В нем было что-то совсем чужое, незнакомое, и Александрина не сразу догадалась, что он плохо выбрит. Моро крикнул ей через прутья решетки, чтобы она не плакала:

– Жившему у подножия вулкана, мне давно бы пора знать, что вся лава потечет на меня, весь пепел падет на мою голову. Не плачь… золото мое! Не плачь, счастье мое, глаза мои, губы мои, радость моя безмерная… Ну, будь так добра: улыбнись мне и скажи свое противное «пхе».

– Пхе, – ответила жена, глотая слезы…

Заплаканная, она вышла на двор тюрьмы, и здесь все эти люди, ждущие свиданий с родственниками, стали вдруг для Александрины родными и близкими: отныне она уже была сопричастна их страданиям. Но в Париже существовала еще одна тюрьма – Карм, в которой когда-то Жозефина Богарне томилась вместе с Терезой Тальен, и на стене их камеры долго сохранялись выцарапанные Жозефиной слова: «О блаженная свобода! Когда ты перестанешь быть пустым звуком?..» Об этом Александрина узнала со слов маркизы Идалии Полиньяк:

– Между нами есть нечто схожее: у вас двое детей, у меня – двое, у Жозефины тоже были сын и дочь, когда она писала эти слова. Ах, что нам политика? Мы только матери…

* * *

Контр-адмирал Ньелли, префект избирательного округа Финистер, еще ничего не зная, прибыл в Париж с депутацией земляков, даже с женой и детьми, чтобы лично доложить Бонапарту об избрании народом в сенат славного генерала Моро. Ньелли тут же со всей семьей заточили в мрачном Венсеннском замке, и несчастный старик ничего не понимал:

– За что? Неужели только за то, что я возглавлял избирательный округ, почтивший Моро доверием? Но почему должны страдать моя жена, мои дети… Где же справедливость?

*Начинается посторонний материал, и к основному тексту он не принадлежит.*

# uber/aresdb

Hardware: AMD Instinct MI355X
Metric: rows/sec, 1B-row filter -> group-by-agg (whole job) (higher is better)
Workload: dtype u32 keys / f64 sums; 1 GPU; C3: filter d1<90 -> dims [floor(ts,3600), d1, d2, d3] (4 x uint32) -> SUM(m float32 -> float64) via HashReduce, validity bitmaps with 1% nulls, shard resident in HBM; rows_per_gpu=1000000000, batch_rows=67108864, batches=15, streams_per_query=2, parallelism=1 shard(s), one per GPU

## Files before the change

aresdb_amd/csrc/algo/hr_rtc_gen.hip:

```cpp
#include <cstdio>
#include <functional>
#include <sstream>
#include <string>
#include <vector>

#include "hr_kernels.hpp"
#include "hr_rtc_gen.hpp"

namespace ares {

namespace {

bool int_kind(int k) { return k == K_I32 || k == K_U32; }
bool col_kind(int k) { return k == K_I32 || k == K_U32 || k == K_F32; }

std::string hex(uint32_t v) {
  char b[16];
  snprintf(b, sizeof(b), "0x%08xu", v);
  return b;
}

std::string const_name(int slot) { return "a.k[" + std::to_string(slot) + "]"; }

bool gen_value(const RtcExpr &f, std::ostringstream &o, const char *v, const char *okb, const char *r, const std::string &kc,
// ... 692 lines not shown
         "  i0 = i0c;\n";
    for (int c = 0; c < nc; c++) {
      if (nullMask & (1u << c)) o << "  okc[" << c << "] = (r.win[" << c << "] >> ((i0c + a.bitOff[" << c << "]) & 7u)) & 0xFu;\n";
      else o << "  okc[" << c << "] = 0xFu;\n";
    }
    o << "#pragma unroll\n"
         "  for (int j = 0; j < 4; j++) {\n"
         "    u32 keep = ((u32)j >= sh && (int)(i0c + j) < a.length) ? 1u : 0u;\n";
    for (int k = 0; k < s.numFilters; k++) {
      const RtcExpr &e = s.filters[k];
      if (e.col < 0 || e.col >= nc) return "";
      o << "    {\n      const u32 v = r.v[" << e.col << "][j]; const u32 okb = (okc[" << e.col << "] >> j) & 1u;\n";
      if (!gen_compare(e, o, "v", "okb", "keep", const_name(const_slot_filter(k)))) return "";
      o << "    }\n";
    }
    o << "    alive[j] = keep;\n  }\n";
    for (int c = firstFilterCol; c < nc; c++) prefetch(c);
    if (constMeasure) {
      o << "  cv[0] = cv[1] = cv[2] = cv[3] = " << const_name(const_slot_measure()) << ";\n";
    } else {
      const RtcExpr &e = s.measure;
      if (e.col != nd) return "";
      o << "#pragma unroll\n  for (int j = 0; j < 4; j++) {\n"
           "    const u32 v = r.v[" << nd << "][j]; const u32 okb = (okc[" << nd << "] >> j) & 1u; u32 x;\n";
      if (!gen_value(e, o, "v", "okb", "x", const_name(const_slot_measure()), sort64)) return "";
      if (avg) {
        const int rk = e.rk;
        if (!(rk == K_F32 || rk == K_I32 || rk == K_U32) || !(s.measureDtype == Float64 || s.measureDtype == Int64)) return "";
        const bool f64 = s.measureDtype == Float64;
        const char *cvt = rk == K_F32 ? (f64 ? "x" : "__float_as_uint((float)(i64)__uint_as_float(x))")
                          : rk == K_I32 ? (f64 ? "__float_as_uint((float)(double)(i32)x)" : "__float_as_uint((float)(i64)(i32)x)")
                                        : (f64 ? "__float_as_uint((float)(double)x)" : "__float_as_uint((float)(i64)x)");
        o << "    cv[j] = okb ? " << cvt << " : 0u;\n"
             "    alive[j] |= (alive[j] & (okb ^ 1u)) << 31;\n";
      } else if (s.measureWidth == 8) {
        if (s.identity != 0) return "";
        o << "    cv[j] = okb ? x : 0u;\n";
      } else {
        const int target = s.measureDtype == Int32 ? K_I32 : s.measureDtype == Uint32 ? K_U32 : K_F32;
        if (!plain_store(e.rk, target)) return "";
        o << "    cv[j] = okb ? x : " << hex(static_cast<uint32_t>(s.identity)) << ";\n";
      }
      o << "  }\n";
      prefetch(nd);
    }
    if (SL.all4 && !sort64) {
    o << "  u32 h[4] = {0u, 0u, 0u, 0u}, okbytes[4] = {0u, 0u, 0u, 0u};\n";
    for (int d = 0; d < nd; d++) {
      const RtcExpr &e = s.dims[d];
      if (e.col != d || !plain_store(e.rk, e.outKind)) return "";
      o << "#pragma unroll\n  for (int j = 0; j < 4; j++) {\n"
           "    const u32 v = r.v[" << d << "][j]; const u32 okb = (okc[" << d << "] >> j) & 1u; u32 x;\n";
      if (!gen_value(e, o, "v", "okb", "x", const_name(const_slot_dim(d)))) return "";
      o << "    h[j] = mix(h[j], x); okbytes[j] |= okb << " << 8 * d << ";\n  }\n";
      prefetch(d);
    }
    o << "#pragma unroll\n  for (int j = 0; j < 4; j++) {\n    u32 g = h[j];\n";
    if (nd == 4) o << "    g = mix(g, okbytes[j]);\n";
    else o << "    { u32 k = okbytes[j] * 0xcc9e2d51u; k = rotl(k, 15) * 0x1b873593u; g ^= k; }\n";
    o << "    g ^= " << 5 * nd << "u; g ^= g >> 16; g *= 0x85ebca6bu; g ^= g >> 13; g *= 0xc2b2ae35u; g ^= g >> 16;\n"
         "    hh[j] = g;\n  }\n}\n";
    } else {
      for (int d = 0; d < nd; d++) o << "  u32 xv" << d << "[4], xo" << d << "[4];\n";
      for (int d = 0; d < nd; d++) {
        const RtcExpr &e = s.dims[d];
        if (e.col != d || !plain_store(e.rk, e.outKind) || (SL.width[d] != 4 && !int_kind(e.rk))) return "";
        o << "#pragma unroll\n  for (int j = 0; j < 4; j++) {\n"
             "    const u32 v = r.v[" << d << "][j]; const u32 okb = (okc[" << d << "] >> j) & 1u; u32 x;\n";
        if (!gen_value(e, o, "v", "okb", "x", const_name(const_slot_dim(d)))) return "";
        o << "    xv" << d << "[j] = x" << width_mask(SL.width[d]) << "; xo" << d << "[j] = okb;\n  }\n";
        prefetch(d);
      }
      o << "#pragma unroll\n  for (int j = 0; j < 4; j++) {\n";
      if (sort64) {
        o << "    u64 h64;\n";
        gen_row_hash64(o, SL, [](int d, int) { return "xv" + std::to_string(d) + "[j]"; }, [](int d) { return "xo" + std::to_string(d) + "[j]"; },
                       "h64", "    ");
        o << "    hh[j] = (u32)(h64 >> 32); cw[j] = (u32)h64;\n";
      } else {
        gen_row_hash(o, SL, [](int d) { return "xv" + std::to_string(d) + "[j]"; }, [](int d) { return "xo" + std::to_string(d) + "[j]"; },
                     "hh[j]", "    ");
      }
      o << "  }\n}\n";
    }
  }
  if (kind == RTC_SCAN_TABLE) {
    if (!gen_widen(o, s) || !gen_agg(o, s)) return "";
    kernel_body_table(o);
  } else if (kind == RTC_SCAN_COMPACT) {
    kernel_body_compact(o, s);
  } else {
    Lines16 rec{sort64 ? "cw[j]" : "0u"};
    if (avg) rec.row = "(a.rowBase + i0 + j) | (alive[j] & 0x80000000u)";
    kernel_body_lines16(o, s, rec);
  }
  return o.str();
}

std::string generate_vector(const RtcSpec &s) {
  const int nd = s.nd, vw = s.vectorVW, partBits = s.partBits;
  const bool hll = s.kind == RTC_HLL_SCAN, sort64 = hll || s.kind == RTC_SORT_VECTOR_SCAN;
  if (nd < 1 || nd > (sort64 ? kFusedDims : kGenericFusedDims) || (vw != 4 && vw != 8) || (sort64 && vw != 4)) return "";
  if (hll && (partBits < 1 || partBits > 9)) return "";
  const SlotLayout SL = slot_layout(s.dimWidth, nd, sort64 ? 16 : 4);
  if (!SL.ok || (!sort64 && !SL.all4)) return "";
  const int *width = SL.width;
  int wb[kFusedDims] = {};
  bool narrow = false, wide = false;
  int nw = 0;
  for (int d = 0; d < nd; d++) {
    narrow = narrow || width[d] != 4;
    wide = wide || width[d] > 4;
    wb[d] = nw;
    nw += width[d] > 4 ? width[d] / 4 : 1;
  }
  if (wide && SL.valueBytes > kSortVectorValueBytes) return "";
  std::ostringstream o;
  const int mq = vw / 4;
  o << kPrelude << (sort64 ? kPrelude64 : "") << args_text()
    << "#define ND " << nd << "\n#define MQ " << mq << "\n#define PB " << partBits << "\n#define NP " << (1 << partBits) << "\n";
  if (wide) o << "#define NW " << nw << "\nstruct Raw { u32 v[NW][4]; u32 ok[ND]; u32 m[MQ * 4]; };\n";
  else o << "struct Raw { u32 v[ND][4]; u32 ok[ND]; u32 m[MQ * 4]; };\n";
  o << "__device__ __forceinline__ void load_full(Raw &r, const Args &a, u32 i0) {\n";
  if (narrow) {
    for (int d = 0; d < nd; d++) {
      const int v = wb[d];
      if (width[d] > 4) {
        const int q = width[d] / 4;
        o << "  {\n    const PU32x4 *p = reinterpret_cast<const PU32x4 *>(reinterpret_cast<const u8 *>(a.vals[" << d << "]) + " << width[d] << "ull * i0);\n";
        for (int k = 0; k < q; k++) o << "    const PU32x4 t" << k << " = p[" << k << "];\n";
        o << "   ";
        for (int k = 0; k < q; k++)
          for (int e = 0; e < 4; e++) o << " r.v[" << v + (4 * k + e) % q << "][" << (4 * k + e) / q << "] = t" << k << ".v[" << e << "];";
        o << "\n  }\n";
      } else if (width[d] == 4)
        o << "  { const PU32x4 t = *reinterpret_cast<const PU32x4 *>(a.vals[" << d << "] + i0); r.v[" << v << "][0] = t.v[0]; r.v[" << v
          << "][1] = t.v[1]; r.v[" << v << "][2] = t.v[2]; r.v[" << v << "][3] = t.v[3]; }\n";
      else if (width[d] == 2)
        o << "  { const PU32x2 t = *reinterpret_cast<const PU32x2 *>(reinterpret_cast<const u8 *>(a.vals[" << d << "]) + 2ull * i0); r.v[" << v
          << "][0] = t.v[0] & 0xFFFFu; r.v[" << v << "][1] = t.v[0] >> 16; r.v[" << v << "][2] = t.v[1] & 0xFFFFu; r.v[" << v << "][3] = t.v[1] >> 16; }\n";
      else
        o << "  { const u32 t = reinterpret_cast<const PU32 *>(reinterpret_cast<const u8 *>(a.vals[" << d << "]) + i0)->v; r.v[" << v
          << "][0] = t & 0xFFu; r.v[" << v << "][1] = (t >> 8) & 0xFFu; r.v[" << v << "][2] = (t >> 16) & 0xFFu; r.v[" << v << "][3] = t >> 24; }\n";
      o << "  r.ok[" << d << "] = reinterpret_cast<const PU32 *>(a.nulls[" << d << "] + i0)->v;\n";
    }
  } else {
  o << "#pragma unroll\n"
       "  for (int d = 0; d < ND; d++) {\n"
       "    const PU32x4 t = *reinterpret_cast<const PU32x4 *>(a.vals[d] + i0);\n"
       "    r.v[d][0] = t.v[0]; r.v[d][1] = t.v[1]; r.v[d][2] = t.v[2]; r.v[d][3] = t.v[3];\n"
       "    r.ok[d] = reinterpret_cast<const PU32 *>(a.nulls[d] + i0)->v;\n"
       "  }\n";
  }
  o << ""
       "#pragma unroll\n"
       "  for (int q = 0; q < MQ; q++) {\n"
       "    const PU32x4 t = *reinterpret_cast<const PU32x4 *>(a.vals[ND] + (u64)i0 * MQ + 4 * q);\n"
       "    r.m[4 * q] = t.v[0]; r.m[4 * q + 1] = t.v[1]; r.m[4 * q + 2] = t.v[2]; r.m[4 * q + 3] = t.v[3];\n"
       "  }\n"
       "}\n"
       "__device__ __forceinline__ void load_tail(Raw &r, const Args &a, u32 i0) {\n";
  if (narrow) {
    for (int d = 0; d < nd; d++) {
      const char *elem = width[d] == 4 ? "a.vals[%d][i0 + j]" : width[d] == 2 ? "(u32)reinterpret_cast<const u16 *>(a.vals[%d])[i0 + j]" : "(u32)reinterpret_cast<const u8 *>(a.vals[%d])[i0 + j]";
      char buf[128];
      snprintf(buf, sizeof(buf), elem, d);
      o << "  r.ok[" << d << "] = 0u;\n"
           "  for (int j = 0; j < 4; j++) {\n"
           "    const bool in = (int)(i0 + j) < a.length;\n";
      if (width[d] > 4)
        for (int k = 0; k < width[d] / 4; k++)
          o << "    r.v[" << wb[d] + k << "][j] = in ? a.vals[" << d << "][" << width[d] / 4 << "ull * (i0 + j) + " << k << "] : 0u;\n";
      else
        o << "    r.v[" << wb[d] << "][j] = in ? " << buf << " : 0u;\n";
      o << "    r.ok[" << d << "] |= in ? (u32)a.nulls[" << d << "][i0 + j] << (8 * j) : 0u;\n"
           "  }\n";
    }
  } else {
  o << "#pragma unroll\n"
       "  for (int d = 0; d < ND; d++) {\n"
       "    r.ok[d] = 0u;\n"
       "    for (int j = 0; j < 4; j++) {\n"
       "      const bool in = (int)(i0 + j) < a.length;\n"
       "      r.v[d][j] = in ? a.vals[d][i0 + j] : 0u;\n"
       "      r.ok[d] |= in ? (u32)a.nulls[d][i0 + j] << (8 * j) : 0u;\n"
       "    }\n"
       "  }\n";
  }
  o << "  for (int j = 0; j < 4; j++)\n"
       "    for (int q = 0; q < MQ; q++) r.m[j * MQ + q] = (int)(i0 + j) < a.length ? a.vals[ND][(u64)(i0 + j) * MQ + q] : 0u;\n"
       "}\n"
       "__device__ __forceinline__ void eval4(const Raw &r, const Args &a, u32 i0, u32 (&hh)[4], u32 (&cv)[4], u32 (&cw)[4], u32 (&alive)[4]) {\n"
       "#pragma unroll\n"
       "  for (int j = 0; j < 4; j++) {\n"
       "    alive[j] = (int)(i0 + j) < a.length ? 1u : 0u;\n";
  if (sort64) {
    o << "    u64 h64;\n";
    gen_row_hash64(o, SL, [&](int d, int k) { return "r.v[" + std::to_string(wb[d] + k) + "][j]"; },
                   [](int d) { return "((r.ok[" + std::to_string(d) + "] >> (8 * j)) & 0xFFu)"; }, "h64", "    ");
    if (hll) o << "    h64 = (h64 & 0xFFFFFFFFFFFF0000ull) | (u64)(r.m[j] & 0x3FFFu);\n";
    o << "    hh[j] = (u32)(h64 >> 32);\n"
         "    cv[j] = r.m[j];\n"
         "    cw[j] = (u32)h64;\n"
         "  }\n"
         "}\n";
  } else {
  o << "    u32 h = 0u, okbytes = 0u;\n"
       "#pragma unroll\n"
       "    for (int d = 0; d < ND; d++) { h = mix(h, r.v[d][j]); okbytes |= ((r.ok[d] >> (8 * j)) & 0xFFu) << (8 * d); }\n";
  if (nd == 4) o << "    h = mix(h, okbytes);\n";
  else o << "    { u32 k = okbytes * 0xcc9e2d51u; k = rotl(k, 15) * 0x1b873593u; h ^= k; }\n";
  o << "    h ^= " << 5 * nd << "u; h ^= h >> 16; h *= 0x85ebca6bu; h ^= h >> 13; h *= 0xc2b2ae35u; h ^= h >> 16;\n"
       "    hh[j] = h;\n"
       "    cv[j] = r.m[j * MQ];\n"
       "    cw[j] = MQ == 2 ? r.m[j * MQ + MQ - 1] : 0u;\n"
       "  }\n"
       "}\n";
  }
  o << "__device__ __forceinline__ void load_tile(Raw &r, const Args &a, u32 i0) { if ((int)(i0 + 3u) < a.length) load_full(r, a, i0); else if ((int)i0 < a.length) load_tail(r, a, i0); }\n"
       "__device__ __forceinline__ void eval4p(Raw &r, const Args &a, u32 &i0, u32 (&hh)[4], u32 (&cv)[4], u32 (&cw)[4], u32 (&alive)[4], u32 i0n) {\n"
       "  eval4(r, a, i0, hh, cv, cw, alive);\n"
       "  load_tile(r, a, i0n);\n"
       "}\n";
  Lines16 rec{"cw[j]"};
  if (hll)
    rec.part = "(((hh[j] ^ (cw[j] * 0x9E3779B1u)) * 0x85EBCA6Bu) >> (32 - PB))";
  else if (sort64)
    rec.part = "(a.pad ? (((hh[j] >> a.chunkTiles) ^ ((((hh[j] >> a.chunkTiles) >> PB) * 0x9E3779B1u) >> 23)) & (NP - 1u)) "
               ": (PB ? hh[j] >> (32 - (PB ? PB : 1)) : 0u))";
  kernel_body_lines16(o, s, rec);
  return o.str();
}
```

Афиши извещали парижан о расценках на головы Пишегрю и Кадудаля, – цены быстро росли, Пишегрю скрывался на квартире своего лучшего друга. Когда плата подскочила до ста тысяч экю, лучший друг привел полицию.

– Будь ты проклят, – оплевал его Пишегрю…

Это случилось 28 февраля. Пишегрю отказался давать какие-либо показания следствию, он говорил, что все мысли, все слова прибережет для публичной речи в суде.

– Я не тот бездарный актер, что подает реплики за сценой. – На вопросы о Моро он отвечал с крайним раздражением: – Оставьте Моро в покое! Да, я был у него. Да, я беседовал с ним. Моро нисколько не изменился за эти годы. Он такой же твердолобый якобинец, каким был и раньше. Моро сразу отрекся от наших дел. Теперь я молчу. А все, что народу надо услышать, будет сказано мною на суде…

Такое поведение Пишегрю насторожило Бонапарта:

– Но что он может сказать, этот изменник?

Сомнения, сомнения… Очевидно, за душою Пишегрю есть что-то еще такое, что способно потрясти не только своды суда, но заколеблются и колонны в Тюильри. Это понятно. Ведь соратники Пишегрю, вместе с ним осужденные, уже помилованы Бонапартом. Но Бонапарт не помиловал Пишегрю, на которого сам же и донес Директории. Теперь Пишегрю сядет на скамью подсудимых, а его бывшие друзья, благодарные Бонапарту, станут возвышаться над ним на прокурорских кафедрах… Что он скажет тогда?

– Мне это не нравится, – произнес консул…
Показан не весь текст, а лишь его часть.